Do you feel discriminated against by other white deaf people, straight or gay?

Ummm, not really. We deafies tend to care about our deafness more than race. Yeah, I feel discriminated against by straighties, but who can argue with that issue after so many years? But overall, I don’t feel any discrimination placed on me at all. I’m thankful that I was born in the right year — if I were any older, I would’ve been beaten up by white people. Or I would’ve been sent to a deaf residential school due to my deafness. Or I would’ve been beaten to death because of my gayness. But I am here now. I don’t feel much discrimination, so I’m glad in that way.

A white deaf friend of mine has suggested to me that a lot of deaf gay black men are effeminate. Do you agree with that assessment?

Boy, aren’t we stuck with stereotypes!?!? I don’t think so. Not all are like that. Maybe some are, some not. That’s what I thought.

Your signing seems so-called effemi-nate. Did you ever suffer being called “fag” or “queer” in high school because of that?

Well, not really. I come from a large city that provides many gay resources, so I don’t recall being called nasty names. If you are very strong and stand on your own feet, people won’t call you names. If you don’t do that, then they will do that. It’s only logical.

Do you find it difficult to form relationships with white men?

Really, I don’t think that way. I’m more concerned about the communication barrier between deaf and hearing people, because it requires a lot of attention and work within the relationship. If I thought only of racial issues, guys would call me a racist and they wouldn’t have a relationship with me. I’d have a more difficult time as a result.

How do you meet other men?

One of my friends calls me a “social butterfly.” I meet men through a network of friends, at gay organization events, in bars, or at gay-resort beaches like Rehoboth Beach or Fire Island.

What do you seek in an ideal lover?

My ideal lover should have a hairy chest.

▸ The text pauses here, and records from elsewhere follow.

__device__ __forceinline__ void store_qkv_chunk(TID_F const Smem& sm, float* __restrict__ qkv, int c, int qtok0, int b0) {
    for (int i = (int)TIDX() - NTHR / 2; i < TOK * 48; i += NTHR / 2) {
        if (i < 0) break;
// ... 80 lines not shown
    }
    PTR(tb + 8);
    __syncthreads();
    PTR(tb + 9);
    {
        const int grow = 4 * (LANE() >> 4);
        const f32x4 ba = *reinterpret_cast<const f32x4*>(b1 + 16 * wv + grow);
        const f32x4 bb = *reinterpret_cast<const f32x4*>(b1 + 128 + 16 * wv + grow);
        f32x4 hi[CT], lo[CT];
        zero(hi);
        zero(lo);
        HPre<DP> w1b;
        hgemm_tile<CT, DP, D / 32, LDP, kPlane, true>(TID_C hi, lo, w1a, P, s1, D, 16 * wv, 0, hp, t0, &w1b,
                                                      hfrag_ptr(TID_C P, s1, D, 128 + 16 * wv, 0));
        hstore_tile<CT, true>(TID_C hi, lo, ba, bp, 16 * wv, t0, s_ln1.inv, s_hid.sc);
        zero(hi);
        zero(lo);
        hgemm_tile<CT, DP>(TID_C hi, lo, w1b, P, s1, D, 128 + 16 * wv, 0, hp, t0);
        hstore_tile<CT, true>(TID_C hi, lo, bb, cp, 16 * wv, t0, s_ln1.inv, s_hid.sc);
    }
    const HPre<DP> w2a = hprefetch<DP>(TID_C P, s2, FF, 16 * wv, 0);
    PTR(tb + 10);
    __syncthreads();
    PTR(tb + 11);
    const HPre<DP> w2b = hprefetch<DP>(TID_C P, s2, FF, 16 * wv, 128);
    if constexpr (TR) {
        store_rows_planes(TID_C bp, io.u, FF, 0, D, t0, b0, last, t1, [&](int) { return s_hid.inv; }, !PSX);
        store_rows_planes(TID_C cp, io.u, FF, D, D, t0, b0, last, t1, [&](int) { return s_hid.inv; }, !PSX);
    }
    const LnPar lp2 = ln_load(TID_C ln_bias(TID_C b2), P + kOffs.o[layer_param(trunk, layer, N2W)],
                              P + kOffs.o[layer_param(trunk, layer, N2B)]);
    f32x4 hi[CT], lo[CT];
    zero(hi);
    zero(lo);
    hgemm_tile<CT, DP>(TID_C hi, lo, w2a, P, s2, FF, 16 * wv, 0, bp, t0);
    hgemm_tile<CT, DP>(TID_C hi, lo, w2b, P, s2, FF, 16 * wv, 128, cp, t0);
    PTR(tb + 12);
    f32x4 acc2[CT];
#pragma unroll
    for (int ct = 0; ct < CT; ++ct) acc2[ct] = (hi[ct] + lo[ct] * kLoScale) * s_hid.inv;
    pre_ln2();
    float ln2_sc = 1.f;
    if constexpr (next_planes) ln2_sc = op_sc<trunk, layer, kOpLn2>(sm).sc;
    residual_layernorm<CT, TR, next_planes, row4, kC0 ? 23 : -1, kC0 ? 39 : -1, kC0 ? 58 : -1>(
        TID_C sm, acc2, lp2, t0, LnOut{io.xhat2, PSX ? io.h2 : nullptr, io.rstd2, b0, last, !PSX}, nullptr, h1, ln2_sc);
    PTR(tb + 14);
}
template <int trunk, int layer, bool last, bool TR, class F = NoHook>
__device__ __forceinline__ void layer_tail_fwd(TID_F Smem& sm, const float* __restrict__ P, const TailPre& po,
                                               const TrainLayerIO& io, int b0, F pre_ln2 = F{}) {
    layer_tail<trunk, layer, last, TR, F>(TID_C sm, P, po, io, b0, pre_ln2);
}

template <int trunk, int layer, bool last, bool TR, class F = NoHook, bool TAIL = true>
__device__ __forceinline__ void encoder_layer_split(TID_F Smem& sm, const float* __restrict__ P, HPre<2> pkv,
                                                    const TrainLayerIO& io, int b0, F pre_ln2) {
    [[maybe_unused]] constexpr int tb = 8 + 16 * (trunk == 0 ? 0 : 1 + layer);
    PTR(tb);
    constexpr int si = split_slot(layer_param(trunk, layer, INW));
    constexpr int CTQ = last ? 1 : S, qtok0 = last ? (S - 1) * SPW : 0;
    constexpr bool in_ctx = layer == 0;
    static_assert(in_ctx || last, "a split in_proj after a full layer: a pruned layer");
    const float* bin = P + kOffs.o[layer_param(trunk, layer, INB)];
    const int l = LANE(), i16 = l & 15, g = l >> 4, wv = TIDX() >> 6;
    const _Float16* hp = reinterpret_cast<const _Float16*>(in_ctx ? sm.ctx : sm.h);
    TailPre po;
    [[maybe_unused]] f32x4 att0[last ? 1 : 3];
    [[maybe_unused]] int ti0 = 0, d00 = 0;
#pragma unroll
    for (int c = 0; c < 2; ++c) {
        HPre<2> pq;
        if (wv < 4) pq = hprefetch<2>(TID_C P, si, D, 64 * c + 16 * wv, 0);
        {
            const f32x4 bb = *reinterpret_cast<const f32x4*>(bin + kv_row(wv, c) + 4 * g);
            f32x4 hi[S], lo[S];
            zero(hi);
            zero(lo);
            hgemm_tile<S, 2>(TID_C hi, lo, pkv, P, si, D, kv_row(wv, c), 0, hp, 0);
            if constexpr (layer == 0) __asm__ volatile("" ::: "memory");
            const int col = (1 + (wv >> 2)) * 64 + 16 * (wv & 3) + 4 * g;
#pragma unroll
            for (int ct = 0; ct < S; ++ct)
                *reinterpret_cast<f32x4*>(sm.big + (16 * ct + i16) * LDB + col) =
                    (hi[ct] + lo[ct] * kLoScale) * in_inv<trunk, layer>(sm, 16 * ct + i16) + bb;
        }
        if (wv < 4) {
            const f32x4 bq = *reinterpret_cast<const f32x4*>(bin + 64 * c + 16 * wv + 4 * g);
            f32x4 hi[CTQ], lo[CTQ];
            zero(hi);
            zero(lo);
            hgemm_tile<CTQ, 2>(TID_C hi, lo, pq, P, si, D, 64 * c + 16 * wv, 0, hp, qtok0);
            if constexpr (layer == 0) __asm__ volatile("" ::: "memory");
#pragma unroll
            for (int ct = 0; ct < CTQ; ++ct)
                *reinterpret_cast<f32x4*>(sm.big + (qtok0 + 16 * ct + i16) * LDB + 16 * wv + 4 * g) =
                    (hi[ct] + lo[ct] * kLoScale) * in_inv<trunk, layer>(sm, qtok0 + 16 * ct + i16) + bq;
        }
        if (c == 0) pkv = hprefetch<2>(TID_C P, si, D, kv_row(wv, 1), 0);
        else if constexpr (TAIL) po = tail_prefetch<trunk, layer, last, TR>(TID_C P);
        PTR(tb + 1 + 3 * c);
        __syncthreads();
        PTR(tb + 2 + 3 * c);
        if constexpr (TR) store_qkv_chunk(TID_C sm, io.qkv, c, qtok0, b0);
        if constexpr (!in_ctx) {
            attention_chunk<trunk, layer>(TID_C sm, c, S - 1, 1, P);
        } else if constexpr (last) {
            f32x4 o;
            int ti = 0, d0 = 0;
            if (TIDX() < 4 * SPW * 4) attention_task(TID_C sm, TIDX() >> 2, S - 1, o, ti, d0);
            if (c == 0) {
                att0[0] = o;
                ti0 = ti;
                d00 = d0;
            } else if (TIDX() < 4 * SPW * 4) {
                const float asc = att_sc<trunk, layer>(sm, ti & 15).sc;
                attention_out(TID_C sm, 0, ti0, d00, att0[0], asc);
                attention_out(TID_C sm, 1, ti, d0, o, asc);
            }
        } else {
            if (c == 0) {
                attention_full_core(TID_C sm, 0, att0);
            } else {
                f32x4 o[3];
                attention_full_core(TID_C sm, 1, o);
                const float asc = att_sc<trunk, layer>(sm, (int)((TIDX() >> 4) & 15)).sc;
                attention_full_store(TID_C sm, 0, att0, asc);
                attention_full_store(TID_C sm, 1, o, asc);
            }
        }
        __syncthreads();
        PTR(tb + 3 + 3 * c);
    }
    if constexpr (TAIL) layer_tail_fwd<trunk, layer, last, TR, F>(TID_C sm, P, po, io, b0, pre_ln2);
}

template <int trunk, int layer, bool last, bool TR = false, class F = NoHook>
__device__ __forceinline__ void encoder_layer(TID_F Smem& sm, const float* __restrict__ P, KvPre<trunk, layer, TR> pkv,
                              const TrainLayerIO& io = TrainLayerIO{}, int b0 = 0, F pre_ln2 = F{}) {
    if constexpr (split_kv<trunk, layer, TR>()) {
        encoder_layer_split<trunk, layer, last, TR, F>(TID_C sm, P, pkv, io, b0, pre_ln2);
        return;
    } else {
    static_assert(!TR, "the training forward's in_proj GEMMs are split products");
    [[maybe_unused]] constexpr int tb = 8 + 16 * (trunk == 0 ? 0 : 1 + layer);
    PTR(tb);
    const float* Win = P + kOffs.o[layer_param(trunk, layer, INW)];
    const float* bin = P + kOffs.o[layer_param(trunk, layer, INB)];
    const int wv = TIDX() >> 6;
    constexpr int CTQ = last ? 1 : S;
    constexpr int DQ = depth<CTQ>();
    constexpr int qtok0 = last ? (S - 1) * SPW : 0;

    TailPre po;
#pragma unroll
    for (int c = 0; c < 2; ++c) {
        APre<DQ> pq;
        if (wv < 4) pq = prefetch<DQ>(TID_C Win, D, 64 * c + 16 * wv, 0);
        linear1<S, false, 2>(TID_C pkv, Win, D, bin, kv_row(wv, c), sm.h, LDH, 0, sm.big, LDB, (1 + (wv >> 2)) * 64 + 16 * (wv & 3), 0);
        if (wv < 4) linear1<CTQ, false, DQ>(TID_C pq, Win, D, bin, 64 * c + 16 * wv, sm.h, LDH, qtok0, sm.big, LDB, 16 * wv, qtok0);
        if (c == 0) pkv = prefetch<2>(TID_C Win, D, kv_row(wv, 1), 0);
        else po = tail_prefetch<trunk, layer, last, TR>(TID_C P);
        PTR(tb + 1 + 3 * c);
        __syncthreads();
        PTR(tb + 2 + 3 * c);
        if (last) attention_chunk<trunk, layer>(TID_C sm, c, S - 1, 1, P);
        else attention_full<trunk, layer>(TID_C sm, c, P);
        __syncthreads();
        PTR(tb + 3 + 3 * c);
    }
    layer_tail_fwd<trunk, layer, last, TR, F>(TID_C sm, P, po, io, b0, pre_ln2);
    }
}

constexpr int kPposFloats = 2 * S * 3 * D;
constexpr int kRowFloats = 5 * D;
struct RowIO {
    float* rp;
    int B, g;
};
constexpr int kPwD = 4;
template <int trunk> constexpr int row_parts() { return trunk == kActorTrunk ? 2 : 3; }
template <int NP>
struct RowPre {
    f32x4 v[2][2 * NP];
    float pp[2][2];
    f32x4 bias[3];
};

template <int trunk, int NP>
__device__ __forceinline__ void ppos_load(TID_F RowPre<NP>& r, const RowIO& rio) {
    const float* pp = rio.rp + (trunk == kActorTrunk ? 0 : S * 3 * D);
#pragma unroll
    for (int c = 0; c < 2; ++c)
#pragma unroll
        for (int u = 0; u < 2; ++u) {
            const int i = (TIDX() + NTHR * u) % (S * 192);
            const int s = i / 192, rr = i - 192 * s, part = rr >> 6, cc = rr & 63;
            r.pp[c][u] = pp[s * 3 * D + part * D + 64 * c + cc];
        }
}
template <int NP>
__device__ __forceinline__ void ppos_stage(TID_F Smem& sm, const RowPre<NP>& r, int c) {
    float* pl = reinterpret_cast<float*>(sm.red);
#pragma unroll
    for (int u = 0; u < 2; ++u) {
        const int i = TIDX() + NTHR * u;
        if (i < S * 192) pl[i] = r.pp[c][u];
    }
}
template <int NP>
__device__ __forceinline__ void ring_item(TID_F int u, int& part, int& tok) {
    const int t2 = (TIDX() >> 4) + 32 * u;
    part = t2 % NP;
    tok = t2 / NP;
}
template <int trunk, int NP>
__device__ __forceinline__ void ring_load(TID_F RowPre<NP>& r, const Smem& sm, const RowIO& rio, int b0, int c) {
    constexpr int ROFF = trunk == kActorTrunk ? 0 : 2 * D;
    const float* slots = rio.rp + kPposFloats;
    const int q = TIDX() & 15;
    int off[2 * NP];
#pragma unroll
    for (int u = 0; u < 2 * NP; ++u) {
        int part, tok;
        ring_item<NP>(TID_C u, part, tok);
        const int s = tok >> 4, p = tok & 15, b = b0 + p;
        const bool ok = b < rio.B && !sm.mask[p * S + s];
        const int slot = (rio.g + 1 + s) % 5;
        off[u] = ok ? (slot * rio.B + b) * kRowFloats + ROFF + part * D + 64 * c + 4 * q : -1;
    }
    __builtin_amdgcn_sched_barrier(0);
#pragma unroll
    for (int u = 0; u < 2 * NP; ++u) {
        const f32x4 v = *reinterpret_cast<const f32x4*>(slots + (off[u] >= 0 ? off[u] : 4 * q));
        r.v[c][u] = off[u] >= 0 ? v : f32x4{0.f, 0.f, 0.f, 0.f};
    }
}

template <int R, int D, class F>
__device__ __forceinline__ void gemm_rows(TID_F f32x4 (&acc)[R], const APre<D> (&pre)[R], const float* __restrict__ W,
                                          int ldw, const int (&row)[R], const float* X, int ldx, int xtok0,
                                          F&& issued) {
    const int l = LANE(), i16 = l & 15, g = l >> 4;
    const float* xp = X + (xtok0 + i16) * ldx + 4 * g;
    f32x4 a[KB][R], b[KB];
#pragma unroll
    for (int p = 0; p < D; ++p) {
#pragma unroll
        for (int r = 0; r < R; ++r) a[p][r] = pre[r].a[p];
        b[p] = *reinterpret_cast<const f32x4*>(xp + 16 * p);
    }
#pragma unroll
    for (int i = 0; i < KB; ++i) {
        if (i + D < KB) {
#pragma unroll
            for (int r = 0; r < R; ++r)
                a[i + D][r] = *reinterpret_cast<const f32x4*>(frag_ptr(TID_C W, ldw, row[r], 0) + 256 * (i + D));
            b[i + D] = *reinterpret_cast<const f32x4*>(xp + 16 * (i + D));
        }
        if (i == (D < KB ? KB - D - 1 : 0)) issued();
#pragma unroll
        for (int j = 0; j < 4; ++j)
#pragma unroll
            for (int r = 0; r < R; ++r) acc[r] = __builtin_amdgcn_mfma_f32_16x16x4f32(a[i][r][j], b[i][j], acc[r], 0, 0, 0);
        __builtin_amdgcn_sched_barrier(0);
    }
}

template <int R, int D_, class F>
__device__ __forceinline__ void hgemm_rows(TID_F f32x4 (&hi)[R], f32x4 (&lo)[R], const HPre<D_> (&pre)[R],
                                           const float* __restrict__ P, int soff, int K, const int (&row)[R],
                                           const _Float16* X, int xtok0, F&& issued) {
    constexpr int NKB = D / 32;
    const int l = LANE(), i16 = l & 15, g = l >> 4;
    const _Float16* xp = X + (xtok0 + i16) * LDP + 8 * (g ^ ((i16 >> 2) & 1));
    f16x8 a1[NKB][R], a2[NKB][R], b1[NKB], b2[NKB];
#pragma unroll
    for (int p = 0; p < D_; ++p)
#pragma unroll
        for (int r = 0; r < R; ++r) {
            a1[p][r] = pre[r].a1[p];
            a2[p][r] = pre[r].a2[p];
        }
    b1[0] = *reinterpret_cast<const f16x8*>(xp);
    b2[0] = *reinterpret_cast<const f16x8*>(xp + kPlane);
#pragma unroll
    for (int i = 0; i < NKB; ++i) {
        if (i + 1 < NKB) {
            b1[i + 1] = *reinterpret_cast<const f16x8*>(xp + 32 * (i + 1));
            b2[i + 1] = *reinterpret_cast<const f16x8*>(xp + 32 * (i + 1) + kPlane);
        }
        if (i + D_ < NKB) {
#pragma unroll
            for (int r = 0; r < R; ++r) {
                const f16x8* wp = hfrag_ptr(TID_C P, soff, K, row[r], 0) + 128 * (i + D_);
                a1[i + D_][r] = wp[0];
                a2[i + D_][r] = wp[64];
            }
        }
        if (i == (D_ < NKB ? NKB - D_ - 1 : 0)) issued();
#pragma unroll
        for (int r = 0; r < R; ++r) {
            hi[r] = __builtin_amdgcn_mfma_f32_16x16x32_f16(a1[i][r], b1[i], hi[r], 0, 0, 0);
            lo[r] = __builtin_amdgcn_mfma_f32_16x16x32_f16(a1[i][r], b2[i], lo[r], 0, 0, 0);
            lo[r] = __builtin_amdgcn_mfma_f32_16x16x32_f16(a2[i][r], b1[i], lo[r], 0, 0, 0);
        }
        __builtin_amdgcn_sched_barrier(0);
    }
}
template <int trunk>
constexpr bool split_ring() { return split_slot(layer_param(trunk, 0, INW)) >= 0; }
template <int trunk>
using RingPre = std::conditional_t<split_ring<trunk>(), HPre<2>, APre<kPwD>>;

He should know the basics of sign language (either fingerspelling or ASL. and the basics of deaf culture. He should be willing to spend more time with me and give me respect as a whole person. He should be willing to work on our relationship. I don’t want to be the only person who does all the work in the relationship. And wouldn’t depend on the horoscope too much, because that can devastate your hopes of getting involved in the first place. And of course, he must understand interracial issues.

What about the age factor? Does it matter?

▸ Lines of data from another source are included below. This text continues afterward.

#define PP_TILE_G0(D0_, W0_, D2_, W2_)                                              \
    {                                                                               \
        const int cur = kt & 1;                                                     \
        PP_READ_A(cur, 0) PP_READ_W(cur)                                            \
        PP_END_READ(true, D0_, kt + 1, W0_)                                         \
        PP_MUL(0)                                                                   \
        PP_BAR()                                                                    \
        PP_READ_A(cur, 1)                                                           \
        PP_END_READ(false, D2_, kt + 2, W2_)                                        \
        PP_MUL(1)                                                                   \
        PP_BAR()                                                                    \
    }
#define PP_TILE_G1(FIRSTKT_, D1_, W1_, D3_, W3_)                                    \
// ... 20 lines not shown
        PP_TILE_G1(true, 1, 2, 1, 8)
        for (kt = 1; kt < nk - 2; ++kt) PP_TILE_G1(false, 1, 8, 1, 8)
        PP_TILE_G1(false, 0, 6, 0, 0)
        ++kt;
        PP_TILE_G1(false, 0, 0, 0, 0)
        PP_MUL(1)
    }
#undef PP_TILE_G0
#undef PP_TILE_G1
#undef PP_END_READ
#undef PP_MUL
#undef PP_READ_A
#undef PP_READ_W
#undef PP_BAR

    if (dbg & 8) {
        float z = 0.f;
#pragma unroll
        for (int mi = 0; mi < MI; ++mi)
#pragma unroll
            for (int ni = 0; ni < NI; ++ni)
#pragma unroll
                for (int r = 0; r < 16; ++r) z += acc[mi][ni][r];
        if (z == 12345.678f) p.Y[0] = z;
        return;
    }
    if (p.cand_val) {
        __syncthreads();
        float* cv = reinterpret_cast<float*>(pp_smem);
        int* ci = reinterpret_cast<int*>(pp_smem + 4096);
        const int ccol = lane & 31;
#pragma unroll
        for (int mi = 0; mi < MI; ++mi) {
            float bv[16];
            int bi[16];
            const int c0 = n0 + wq * 64 + ccol, c1 = c0 + 32;
#pragma unroll
            for (int r = 0; r < 16; ++r) {
                const float v0 = c0 < p.N ? acc[mi][0][r] + esh[0] : -INFINITY;
                const float v1 = c1 < p.N ? acc[mi][1][r] + esh[1] : -INFINITY;
                const bool hi = v1 > v0;
                bv[r] = hi ? v1 : v0;
                bi[r] = hi ? c1 : c0;
            }
#define PP_CAND_STEP(CNT_, XOR_)                                                                   \
    {                                                                                              \
        const bool up = (lane & (XOR_)) != 0;                                                      \
        _Pragma("unroll") for (int j = 0; j < (CNT_); ++j) {                                       \
            const float keep_v = up ? bv[j + (CNT_)] : bv[j], send_v = up ? bv[j] : bv[j + (CNT_)]; \
            const int keep_i = up ? bi[j + (CNT_)] : bi[j], send_i = up ? bi[j] : bi[j + (CNT_)];   \
            const float ov = __shfl_xor(send_v, (XOR_), 64);                                       \
            const int oi = __shfl_xor(send_i, (XOR_), 64);                                         \
            const bool take = ov > keep_v || (ov == keep_v && oi < keep_i);                        \
            bv[j] = take ? ov : keep_v;                                                            \
            bi[j] = take ? oi : keep_i;                                                            \
        }                                                                                          \
    }
            PP_CAND_STEP(8, 16) PP_CAND_STEP(4, 8) PP_CAND_STEP(2, 4) PP_CAND_STEP(1, 2)
#undef PP_CAND_STEP
            {
                const float ov = __shfl_xor(bv[0], 1, 64);
                const int oi = __shfl_xor(bi[0], 1, 64);
                if (ov > bv[0] || (ov == bv[0] && oi < bi[0])) { bv[0] = ov; bi[0] = oi; }
            }
            if ((lane & 1) == 0) {
                const int r = ((lane >> 4) & 1) * 8 + ((lane >> 3) & 1) * 4 + ((lane >> 2) & 1) * 2 + ((lane >> 1) & 1);
                const int lrow_t = mi * 32 + (r & 3) + 8 * (r >> 2) + 4 * (lane >> 5);
                cv[(g * 4 + wq) * 128 + lrow_t] = bv[0];
                ci[(g * 4 + wq) * 128 + lrow_t] = bi[0];
            }
        }
        __syncthreads();
        if (tid < 256) {
            const int gg = tid >> 7, lr = tid & 127, row = m0 + tid;
            float best = cv[(gg * 4) * 128 + lr];
            int idx = ci[(gg * 4) * 128 + lr];
#pragma unroll
            for (int q = 1; q < 4; ++q) {
                const float v = cv[(gg * 4 + q) * 128 + lr];
                if (v > best) { best = v; idx = ci[(gg * 4 + q) * 128 + lr]; }
            }
            if (row < p.M) {
                p.cand_val[(size_t)row * ntiles + tn] = best;
                p.cand_idx[(size_t)row * ntiles + tn] = idx;
            }
        }
        return;
    }
    const int ccol = lane & 31, crow4 = 4 * (lane >> 5);
#pragma unroll
    for (int mi = 0; mi < MI; ++mi)
#pragma unroll
        for (int ni = 0; ni < NI; ++ni) {
            const int col = n0 + wq * 64 + ni * 32 + ccol;
            const int colc = min(col, p.N - 1);
            const int rbase = m0 + g * 128 + mi * 32 + crow4;
            const float sh = esh[ni];
            float rv[16], vv[16];
#pragma unroll
            for (int r = 0; r < 16; ++r) rv[r] = 0.f;
            if (p.R) {
#pragma unroll
                for (int r = 0; r < 16; ++r) {
                    const int row = min(rbase + (r & 3) + 8 * (r >> 2), p.M - 1);
                    rv[r] = p.R[(size_t)row * p.ldy + colc];
                }
            }
            if (p.G16) {
#pragma unroll
                for (int r = 0; r < 16; ++r) {
                    const int row = min(rbase + (r & 3) + 8 * (r >> 2), p.M - 1);
                    rv[r] = from16<F16>(p.G16[(size_t)row * p.ldy + colc]);
// ... 13 lines not shown
                for (int r = 0; r < 16; ++r) vv[r] = apply_act_fast(acc[mi][ni][r] + sh + rv[r], p.act);
            }
            if (col < p.N) {
#pragma unroll
                for (int r = 0; r < 16; ++r) {
                    const int dr = (r & 3) + 8 * (r >> 2);
                    if (rbase + dr < p.M) {
                        const size_t o = (size_t)rbase * p.ldy + col + (size_t)(dr * p.ldy);
                        if (p.Y16) p.Y16[o] = (u16)to16<F16>(vv[r]);
                        else if (p.N > 8192) __builtin_nontemporal_store(vv[r], &p.Y[o]);
                        else p.Y[o] = vv[r];
                    }
                }
            }
        }
}

__global__ __launch_bounds__(256) void f32_to_bf16_kernel(const float* __restrict__ src, u16* __restrict__ dst, size_t n, int f16) {
    for (size_t i = (size_t)blockIdx.x * blockDim.x + threadIdx.x; i < n; i += (size_t)gridDim.x * blockDim.x)
        dst[i] = (u16)to16_rt(src[i], f16);
}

As long as it’s much closer to my age, up to his forties. I wouldn’ t dream of having a sugar daddy, though. I’d rather die!

What makes you so proud to be a deaf gay black man?

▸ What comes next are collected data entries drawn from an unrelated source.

@@ -590,6 +604,7 @@
     if (const char *s = getenv("FS_LIMIT_GATE")) c->limit_gate = atoi(s) != 0;
     if (const char *s = getenv("FS_FUSE_K2")) c->fuse_k2 = std::max(0, std::min(2, atoi(s)));
     if (const char *s = getenv("FS_RBPAIR_SPLIT")) c->rbpair_split = atoi(s);
+    if (const char *s = getenv("FS_RBPAIR_COLU")) c->rbpair_colu = atoi(s);
     if (const char *s = getenv("FS_SMALL_CELLS")) c->small_cells = (size_t)atoll(s);
     c->stack_mask = XCD_RBSOR | XCD_ADVECT | XCD_GRAD;
     c->use_pairs = c->use_march && nx % 2 == 0;
@@ -731,8 +746,10 @@
                 uint8_t *h = r < ge.halo && i / w > 0 ? a - R : (r >= w - ge.halo && i / w + 1 < n ? a + R : nullptr);
                 for (int lr = 0; lr < R; ++lr) {
                     const int j = g0 + lr;
-                    if (j < 0 || j >= Y) { a[lr] |= 2; if (h) h[lr] |= 2; continue; }
-                    const uint8_t nf = m[j] != 0 ? 2 : 4;
+                    if (j < 0 || j >= Y) { a[lr] |= 2 | 16; if (h) h[lr] |= 2 | 16; continue; }
+                    uint8_t nf = m[j] != 0 ? 2 : 4;
+                    if (j == 0 || lr == 0 || m[j] != m[j - 1] || ((b[j] ^ b[j - 1]) & 0x7f)) nf |= 8;
+                    if ((b[j] & 1) && (((b[j] >> 1) & 3) == 1 || (((b[j] >> 1) & 3) == 0 && ((b[j] >> 3) & 3) >= 2))) nf |= 16;
                     a[lr] |= (uint8_t)((m[j] != 1) | (b[j] != 0)) | nf;
                     if (h) h[lr] |= nf;
                 }
diff --git a/2d-fluid-simulator_amd/csrc/fs_host.h b/2d-fluid-simulator_amd/csrc/fs_host.h
--- a/2d-fluid-simulator_amd/csrc/fs_host.h
+++ b/2d-fluid-simulator_amd/csrc/fs_host.h
@@ -82,6 +82,7 @@
     bool rb_pair_ok = false;
     bool jq_ok = false;
     int rbpair_split = 1;
+    int rbpair_colu = 1;
     size_t small_cells = (size_t)1 << 21;
     uint32_t *d_pairlist = nullptr; int n_pairlist[2] = {0, 0};
     int nwx = 0;
@@ -131,8 +132,8 @@
 
     int tile_list_mask = 1 | 2 | 4 | 8 | 32;
     std::vector<uint8_t> h_act4, h_act2, h_act2w;
-    struct TileList { uint32_t *d = nullptr; int per_xcd = 0; int count = 0; };
-    using TileKey = std::array<int, 10>;
+    struct TileList { uint32_t *d = nullptr; int per_xcd = 0; int count = 0; int kinds[3] = {0, 0, 0}; };
+    using TileKey = std::array<int, 11>;
     std::map<TileKey, TileList> tile_lists;
 
     fs::Grid grid() const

I’m glad that I am the right age in the right year in the right century. If it were otherwise, I would’ve lost my rights and privileges.

Meaning that because you were born at the right time, you feel very proud and lucky to be what you are now?

Yes, that’s correct. I tend to think positive. Of course, I’ll always struggle to prove that I can do it as a black person by being educated, as a deaf person by being successful, and as a gay person by preserving my rights. If I were living in a different time in another world, I wouldn’t have all those privileges. I wouldn’t be here and you wouldn’t be able to interview me like this. You have to think positive and be glad that you are here. Yes, you are absolutely right.

Is there anything else you’d like to add?

I’d like to tell every black deaf gay person: “You are not alone in this country. Be glad that you have friends around to give you support. lf you don’t have any friends, then go find a gay organization that interests you. You will be able to form a new group of friends. As for relationships, be glad if you have an opportunity to have a man by your side. If you are not happy, then move somewhere else that can provide you with a list of gay resources. That way you can get all the support you need. It’s also important not to lose your true identities. They make you a whole person.

*This interview was conducted via TDD by the editor.